Janeiro, 1919. Nascia a Lei Seca nos Estados Unidos. Falo da ratificação da 18.ª emenda constitucional, que tinha como propósito acabar com a produção, o transporte e a comercialização de bebidas alcoólicas no país. Não resultou. Nem o vício foi domado, nem a criminalidade foi vencida. Em 1933, uma nova emenda (a 21.ª) colocou um ponto final na experiência.
Passaram cem anos. Hoje, olhamos para a Lei Seca com curiosidade arqueológica. Um erro. O espírito da Lei Seca, ao contrário da própria lei, sobreviveu nas nossas democracias. O nome desse espírito? Paternalismo.
A grande diferença é que as justificações paternalistas abandonaram a “moralidade pública” e optaram agora pela “saúde pública”. Mudança cosmética, não mais. Um livro recente ajuda a entender o fenômeno. O título é Killjoys: A Critique of Paternalism, o autor é Christopher Snowdon e por “paternalismo” entende o autor a tendência das democracias ocidentais de produzirem legislação para protegerem as pessoas delas próprias.
Isso implica influenciar o que elas comem e bebem (pela força dos impostos) ou até determinar como elas devem dirigir (com cinto de segurança) ou andar de moto (com capacete). Para o paternalismo, a função do poder é coagir as pessoas a escolherem certos caminhos “para o seu próprio bem”.
O filósofo John Stuart Mill (1806–1873) ficaria horrorizado com o cenário. Relembrando o seu “princípio do dano”, que constitui a base de uma sociedade liberal, o único motivo que legitima o Estado a interferir na liberdade de alguém é para evitar danos a terceiros. Salvar a alma (ou a saúde) do indivíduo não basta. Exceto para quem tem uma concepção fascista do poder – e “fascista” no sentido preciso do termo. Mussolini, por exemplo, defendia que a liberdade fascista era superior à liberdade das democracias burguesas porque o Estado fascista cuidava de cada indivíduo.
Pois bem: “cuidar do indivíduo” é o mantra moderno. Em nome de quê? Da saúde, claro. Para repetir o clichê, haverá coisa mais importante do que a saúde? Curiosamente, há – e Christopher Snowdon é primoroso na argumentação antipaternalista. Para certos indivíduos, o prazer pode ser mais importante que os dois anos extras de velhice funcional. Donde, que legitimidade tem o Estado para determinar qual o valor mais importante para a minha vida, sobretudo quando a minha conduta não causa dano a terceiros?
Por outro lado, se aceitarmos que a saúde e a longevidade suplantam qualquer outra consideração subjetiva, não se entende por que motivo o Estado se limita a combater o fumo, o sal, o açúcar ou as gorduras. Por razões lógicas, deveria proibir também qualquer atividade humana que pusesse em risco a minha sobrevivência.
Mas o paternalismo não é apenas uma violação grosseira da minha autonomia.

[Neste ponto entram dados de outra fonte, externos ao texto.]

# spcl/arrow-matrix

Measured on NVIDIA H100. Metric: iterated SpMM GFLOP/s (k=128), higher is better.
Workload: dtype f32

## Files before the change

arrow_matrix_b200/_lib.py:

```python
from __future__ import annotations

import ctypes
import os
from ctypes import (POINTER, byref, c_char_p, c_double, c_float, c_int, c_int32, c_int64, c_size_t, c_void_p)
from typing import Optional, Sequence, Tuple

import numpy as np

_HERE = os.path.dirname(os.path.abspath(__file__))
LIB_PATH = os.path.join(_HERE, "libarrow_b200.so")

ACCUMULATE = 1
F32, F64 = 0, 1
I32 = 2
B1 = 3
BITS = "bits"
_DTYPE_CODE = {np.dtype(np.float32): F32, np.dtype(np.float64): F64}
_TILE_CODE = {**_DTYPE_CODE, np.dtype(np.int32): I32}
_CODE_TILE = {**{c: dt for dt, c in _TILE_CODE.items()}, B1: BITS}
VARIANT_AUTO, VARIANT_DIRECT, VARIANT_SHFL, VARIANT_TMA, VARIANT_TILES = -1, 0, 1, 2, 3
SR_PLUS_TIMES, SR_MIN_PLUS, SR_MAX_PLUS, SR_OR_AND = 0, 1, 2, 3
SEMIRINGS = {"plus_times": SR_PLUS_TIMES, "min_plus": SR_MIN_PLUS, "max_plus": SR_MAX_PLUS, "or_and": SR_OR_AND}
IPC_HANDLE_BYTES = 80

# ... 8 lines not shown
    "arrow_event_record", "arrow_event_wait",
    "arrow_spmm", "arrow_spmm_add", "arrow_gather_rows", "arrow_gather_rows_multi",
    "arrow_ipc_export", "arrow_ipc_import", "arrow_peer_barrier",
    "arrow_timer_start", "arrow_timer_stop", "arrow_timer_elapsed_ms", "arrow_launch_count", "arrow_l2_flush",
    "arrow_ptrtable_upload", "arrow_ptrtable_free", "arrow_spmm_ex", "arrow_push_rows", "arrow_reduce_rows",
    "arrow_graph_begin", "arrow_graph_end", "arrow_graph_launch", "arrow_graph_free",
    "arrow_host_alloc_numa", "arrow_bind_thread_to_device_numa", "arrow_preload_kernels",
    "arrow_csr_upload_f64", "arrow_dense_alloc_dtype", "arrow_dense_dtype",
    "arrow_spmm_sr", "arrow_gather_rows_sr", "arrow_dense_count_diff",
    "arrow_spmm_sr_witness", "arrow_tile_rows", "arrow_tile_rows_rule", "arrow_bits_mark_new",
    "arrow_adj_build", "arrow_adj_free", "arrow_adj_info", "arrow_adj_d2h", "arrow_bits_mark_frontier",
    "arrow_bits_push_frontier", "arrow_adj_build_weighted", "arrow_adj_values_d2h", "arrow_sr_mark_frontier",
    "arrow_sr_push_frontier", "arrow_adj_build_in", "arrow_bits_parents", "arrow_bits_path_counts",
    "arrow_adj_keep_record", "arrow_bits_dependencies", "arrow_bits_fill_f64", "arrow_dense_row_sum",
    "arrow_adj_build_loopfree", "arrow_wpaths_counts", "arrow_wpaths_dependencies",
]
ABI_VERSION = 12


class ArrowError(RuntimeError):
    def __init__(self, code: int, message: str):
        super().__init__(f"libarrow_b200 error {code}: {message}")
        self.code = code


_lib = None


def load_library(build_if_missing: bool = True) -> ctypes.CDLL:
    global _lib
    if _lib is not None:
        return _lib
# ... 12 lines not shown
    I, I64 = c_int, c_int64
    pI, pI64 = POINTER(c_int), POINTER(c_int64)
    sig = {
        "arrow_b200_abi_version": (c_int, []),
        "arrow_ctx_create": (c_int, [I, P, POINTER(P)]),
        "arrow_ctx_destroy": (None, [P]),
        "arrow_last_error": (c_char_p, [P]),
        "arrow_sync": (c_int, [P]),
        "arrow_device_info": (c_int, [P, pI, pI64, pI64]),
        "arrow_set_tuning": (c_int, [P, I, I]),
        "arrow_set_option": (c_int, [P, I, I]),
        "arrow_csr_upload": (c_int, [P, I64, I64, I64, P, I, P, I, P, pI]),
        "arrow_csr_free": (c_int, [P, I]),
        "arrow_csr_info": (c_int, [P, I, pI64, pI64, pI64, pI64, pI64]),
        "arrow_csr_remap_columns": (c_int, [P, I, I, I64, pI]),
        "arrow_map_upload": (c_int, [P, P, I64, I64, pI]),
        "arrow_map_free": (c_int, [P, I]),
        "arrow_map_compose": (c_int, [P, I, I, pI]),
        "arrow_map_invert": (c_int, [P, I, I64, pI]),
        "arrow_map_d2h": (c_int, [P, I, P, I64]),
        "arrow_dense_alloc": (c_int, [P, I64, I, pI]),
        "arrow_dense_free": (c_int, [P, I]),
        "arrow_dense_fill": (c_int, [P, I, c_float]),
        "arrow_dense_h2d": (c_int, [P, I, I64, I64, P]),
        "arrow_dense_d2h": (c_int, [P, I, I64, I64, P]),
        "arrow_dense_copy": (c_int, [P, I, I64, I, I64, I64]),
        "arrow_dense_ptr": (c_int, [P, I, POINTER(P), pI64, pI]),
        "arrow_dense_wrap": (c_int, [P, P, I64, I, pI]),
        "arrow_dense_h2d_lane": (c_int, [P, I, I, I64, I64, P]),
        "arrow_dense_d2h_lane": (c_int, [P, I, I, I64, I64, P]),
        "arrow_lane_wait": (c_int, [P, I, I]),
        "arrow_lane_sync": (c_int, [P, I]),
        "arrow_set_lane": (c_int, [P, I]),
        "arrow_event_record": (c_int, [P, I, I]),
        "arrow_event_wait": (c_int, [P, I, I]),
        "arrow_host_alloc": (c_int, [c_size_t, POINTER(P)]),
        "arrow_host_free": (c_int, [P]),
        "arrow_spmm": (c_int, [P, I, I, I, I, I, I]),
        "arrow_spmm_add": (c_int, [P, I, I, I, I, I, I]),
        "arrow_gather_rows": (c_int, [P, I, I, I, I]),
        "arrow_gather_rows_multi": (c_int, [P, I, pI, pI64, I, I, I]),
        "arrow_ipc_export": (c_int, [P, I, P]),
        "arrow_ipc_import": (c_int, [P, P, I64, I, pI]),
        "arrow_peer_barrier": (c_int, [P, pI, I, I]),
        "arrow_timer_start": (c_int, [P, I]),
        "arrow_timer_stop": (c_int, [P, I]),
        "arrow_timer_elapsed_ms": (c_int, [P, I, POINTER(c_float)]),
        "arrow_launch_count": (c_int, [P, pI64]),
        "arrow_l2_flush": (c_int, [P]),
        "arrow_ptrtable_upload": (c_int, [P, pI, I, P, P, I64, pI]),
        "arrow_ptrtable_free": (c_int, [P, I]),
        "arrow_spmm_ex": (c_int, [P, I, I, I, I64, I, I, I, I, I]),
        "arrow_push_rows": (c_int, [P, pI, pI64, I, I, I]),
        "arrow_reduce_rows": (c_int, [P, I, I, pI, I, I64]),
# ... 226 lines not shown
    def ipc_import(self, handle: bytes, rows: int, k: int) -> "Dense":
        assert len(handle) == IPC_HANDLE_BYTES
        buf = ctypes.create_string_buffer(handle, IPC_HANDLE_BYTES)
        h = c_int()
        self._check(self.lib.arrow_ipc_import(self._h, buf, int(rows), int(k), byref(h)))
        return Dense(self, h.value, int(rows), int(k), owned=False)

    def spmm(self, A: "Csr", X: "Dense", C: "Dense", rowmap: Optional["RowMap"] = None,
             accumulate: bool = False, variant: int = VARIANT_AUTO):
        self._check(self.lib.arrow_spmm(self._h, A.h, X.h, C.h, rowmap.h if rowmap is not None else -1,
                                        ACCUMULATE if accumulate else 0, int(variant)))

    def spmm_add(self, A: "Csr", X: "Dense", C: "Dense", add: "Dense", add_map: "RowMap", variant: int = VARIANT_AUTO):
        self._check(self.lib.arrow_spmm_add(self._h, A.h, X.h, C.h, add.h, add_map.h, int(variant)))

    def spmm_sr(self, A: "Csr", X: "Dense", C: "Dense", add: Optional["Dense"] = None,
                add_map: Optional["RowMap"] = None, semiring: int = SR_PLUS_TIMES):
        self._check(self.lib.arrow_spmm_sr(self._h, A.h, X.h, C.h, add.h if add is not None else -1,
                                           add_map.h if add_map is not None else -1, int(semiring)))

    def spmm_sr_witness(self, A: "Csr", X: "Dense", labels: "Dense", values: Optional["Dense"] = None,
                        add_values: Optional["Dense"] = None, add_labels: Optional["Dense"] = None,
                        add_map: Optional["RowMap"] = None, dist: Optional["Dense"] = None,
                        row_labels: Optional["RowMap"] = None, semiring: int = SR_MIN_PLUS):
        h = lambda o: o.h if o is not None else -1
        self._check(self.lib.arrow_spmm_sr_witness(self._h, A.h, X.h, h(row_labels), h(values), labels.h, h(add_values),
                                                   h(add_labels), h(add_map), h(dist), int(semiring)))

    def spmm_ex(self, A: "Csr", X: "Dense", C: Optional["Dense"] = None, X2: Optional["Dense"] = None, x_split: int = 0,
                out_table: Optional["PtrTable"] = None, add: Optional["Dense"] = None, add_map: Optional["RowMap"] = None,
# ... 216 lines not shown
        self.n_rows, self.n_cols, self.nnz = n_rows, n_cols, nnz
        self.dtype = np.dtype(dtype)

    def info(self):
        v = [c_int64() for _ in range(5)]
        self.ctx._check(self.ctx.lib.arrow_csr_info(self.ctx._h, self.h, *[byref(x) for x in v]))
        return dict(zip(("n_rows", "n_cols", "nnz", "max_row_nnz", "n_long_rows"), (x.value for x in v)))

    def remap_columns(self, m: "RowMap", new_n_cols: int) -> "Csr":
        h = c_int()
        self.ctx._check(self.ctx.lib.arrow_csr_remap_columns(self.ctx._h, self.h, m.h, int(new_n_cols), byref(h)))
        out = Csr(self.ctx, h.value, self.n_rows, int(new_n_cols), self.nnz, self.dtype)
        out._parent = self
        return out

    def free(self):
        self._free("arrow_csr_free")


class RowMap(_Handle):
    def __init__(self, ctx, h, n, limit):
        super().__init__(ctx, h)
        self.n, self.limit = n, limit

    def compose(self, outer: "RowMap") -> "RowMap":
        h = c_int()
        self.ctx._check(self.ctx.lib.arrow_map_compose(self.ctx._h, self.h, outer.h, byref(h)))
        return RowMap(self.ctx, h.value, self.n, outer.limit)

    def invert(self, n_out: int) -> "RowMap":
# ... 95 lines not shown
```

arrow_matrix_b200/csrc/arrow_b200.cu:

```cuda
#include "../../include/arrow_b200.h"

#include <cuda_runtime.h>
#include <ctype.h>
#include <dlfcn.h>
#include <sched.h>
#include <sys/mman.h>
#include <sys/syscall.h>
#include <unistd.h>
#include <stdint.h>
#include <stdarg.h>
#include <stdio.h>
#include <string.h>

#include <cub/device/device_radix_sort.cuh>

#include <algorithm>
#include <map>
#include <mutex>
#include <type_traits>
#include <string>
#include <vector>

namespace {

struct DenseBuf {
    float *p = nullptr;
    int64_t rows = 0;
    int k = 0;
    int dtype = ARROW_F32;
// ... 1609 lines not shown
    bool bad = false;
    for (long long i = (long long)blockIdx.x * blockDim.x + threadIdx.x; i < n; i += stride) {
        const int c = idx[i];
        const int m = (c < 0 || c >= map_n) ? -1 : map[c];
        out[i] = m;
        bad = bad || m < 0;
    }
    if (bad && any_invalid != nullptr) atomicExch(any_invalid, 1);
}

__global__ void k_map_invert(const int *__restrict__ map, long long n, int *__restrict__ out, long long n_out) {
    const long long stride = (long long)gridDim.x * blockDim.x;
    for (long long i = (long long)blockIdx.x * blockDim.x + threadIdx.x; i < n; i += stride) {
        const int q = map[i];
        if (q >= 0 && q < n_out) out[q] = (int)i;
    }
}

struct PeerFlags {
    unsigned int *p[MAX_SRC];
};
__global__ void k_peer_barrier(PeerFlags flags, int rank, int world, unsigned int *epoch_ctr, int *status, long long timeout_clocks) {
    __shared__ unsigned int s_epoch;
    __threadfence_system();
    if (threadIdx.x == 0) {
        s_epoch = *epoch_ctr + 1u;
        *epoch_ctr = s_epoch;
    }
    __syncthreads();
    const unsigned int epoch = s_epoch;
// ... 2486 lines not shown
        if (e == cudaSuccess) e = cudaMemcpyAsync(&h_invalid, flag.p, sizeof(int), cudaMemcpyDeviceToHost, ctx->stream);
        if (e == cudaSuccess) e = cudaStreamSynchronize(ctx->stream);
    }
    if (e != cudaSuccess) {
        cudaFree(d.indices);
        return fail(ctx, ARROW_ERR_CUDA, "column remap failed: %s", cudaGetErrorString(e));
    }
    d.may_skip = c->may_skip || h_invalid != 0;
    const int h = new_slot(ctx->csrs);
    ctx->csrs[h] = d;
    ctx->csrs[csr].children++;
    *csr_out = h;
    return ARROW_OK;
}

int arrow_map_upload(arrow_ctx *ctx, const int64_t *map, int64_t n, int64_t limit, int *map_out) {
    CHECK_CTX(ctx);
    if (!map_out || (n > 0 && !map)) return fail(ctx, ARROW_ERR_ARG, "null pointer argument");
    if (n < 0 || limit < 0 || limit > 2147483647LL || n > 2147483647LL)
        return fail(ctx, ARROW_ERR_RANGE, "map size/limit exceed the int32 device layout");
    IdxMap m;
    m.n = n;
    m.limit = limit;
    CUDA_TRY(ctx, cudaMalloc(&m.p, (size_t)std::max<int64_t>(n, 1) * sizeof(int)));
    cudaError_t e = cudaSuccess;
    if (n > 0) {
        DevTmp wide;
        e = cudaMalloc(&wide.p, (size_t)n * 8);
        if (e == cudaSuccess) e = cudaMemcpyAsync(wide.p, map, (size_t)n * 8, cudaMemcpyHostToDevice, ctx->stream);
        if (e == cudaSuccess) {
// ... 242 lines not shown
    if (len) {
        const bool ok = cudaHostUnregister(ptr) == cudaSuccess;
        munmap(ptr, len);
        return ok ? ARROW_OK : ARROW_ERR_CUDA;
    }
    return cudaFreeHost(ptr) == cudaSuccess ? ARROW_OK : ARROW_ERR_CUDA;
}
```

O paternalismo moderno deturpa a própria linguagem científica. Snowdon dá como exemplo o uso e o abuso da palavra “epidemia”. A obesidade é apenas o caso mais glosado. Acontece que a obesidade não é uma epidemia, ou seja, não é contagiosa nem representa perigo para os outros. Um gordo não me torna gordo da mesma forma que um portador de ebola me pode contaminar com o vírus. Em sentido rigoroso, a obesidade é endêmica, não epidêmica. Apresentá-la como uma “epidemia” é um abuso histérico e moralista que compara o obeso a um qualquer portador de doença contagiosa. É, em suma, um estigma e uma forma de desumanização.
Por último, o paternalismo médico incorre numa violação deontológica severa: propõe-se “curar” uma população sem o consentimento dela. Eu sou livre para aceitar ou recusar certos tratamentos médicos. Mas não sou livre quando o Estado decide que tipo de comidas, bebidas ou divertimentos eu posso consumir. A tirania do bem não deixa de ser uma forma de tirania.
No século 19, confrontado com a possibilidade de se proibir o comércio do álcool, John Stuart Mill afirmava: as pessoas não são crianças nem selvagens. São pessoas e devem ser respeitadas como tais – seres imperfeitos, às vezes viciosos, mas senhores do seu destino. Os Estados Unidos da Lei Seca não escutaram os argumentos de Stuart Mill e produziram um fiasco econômico, social e criminal que deveria oferecer algumas lições à descendência.
Mas a descendência não aprende. Ironicamente, a ambição humana de produzir um mundo perfeito é tão forte como os vícios que o paternalismo persegue sem descanso.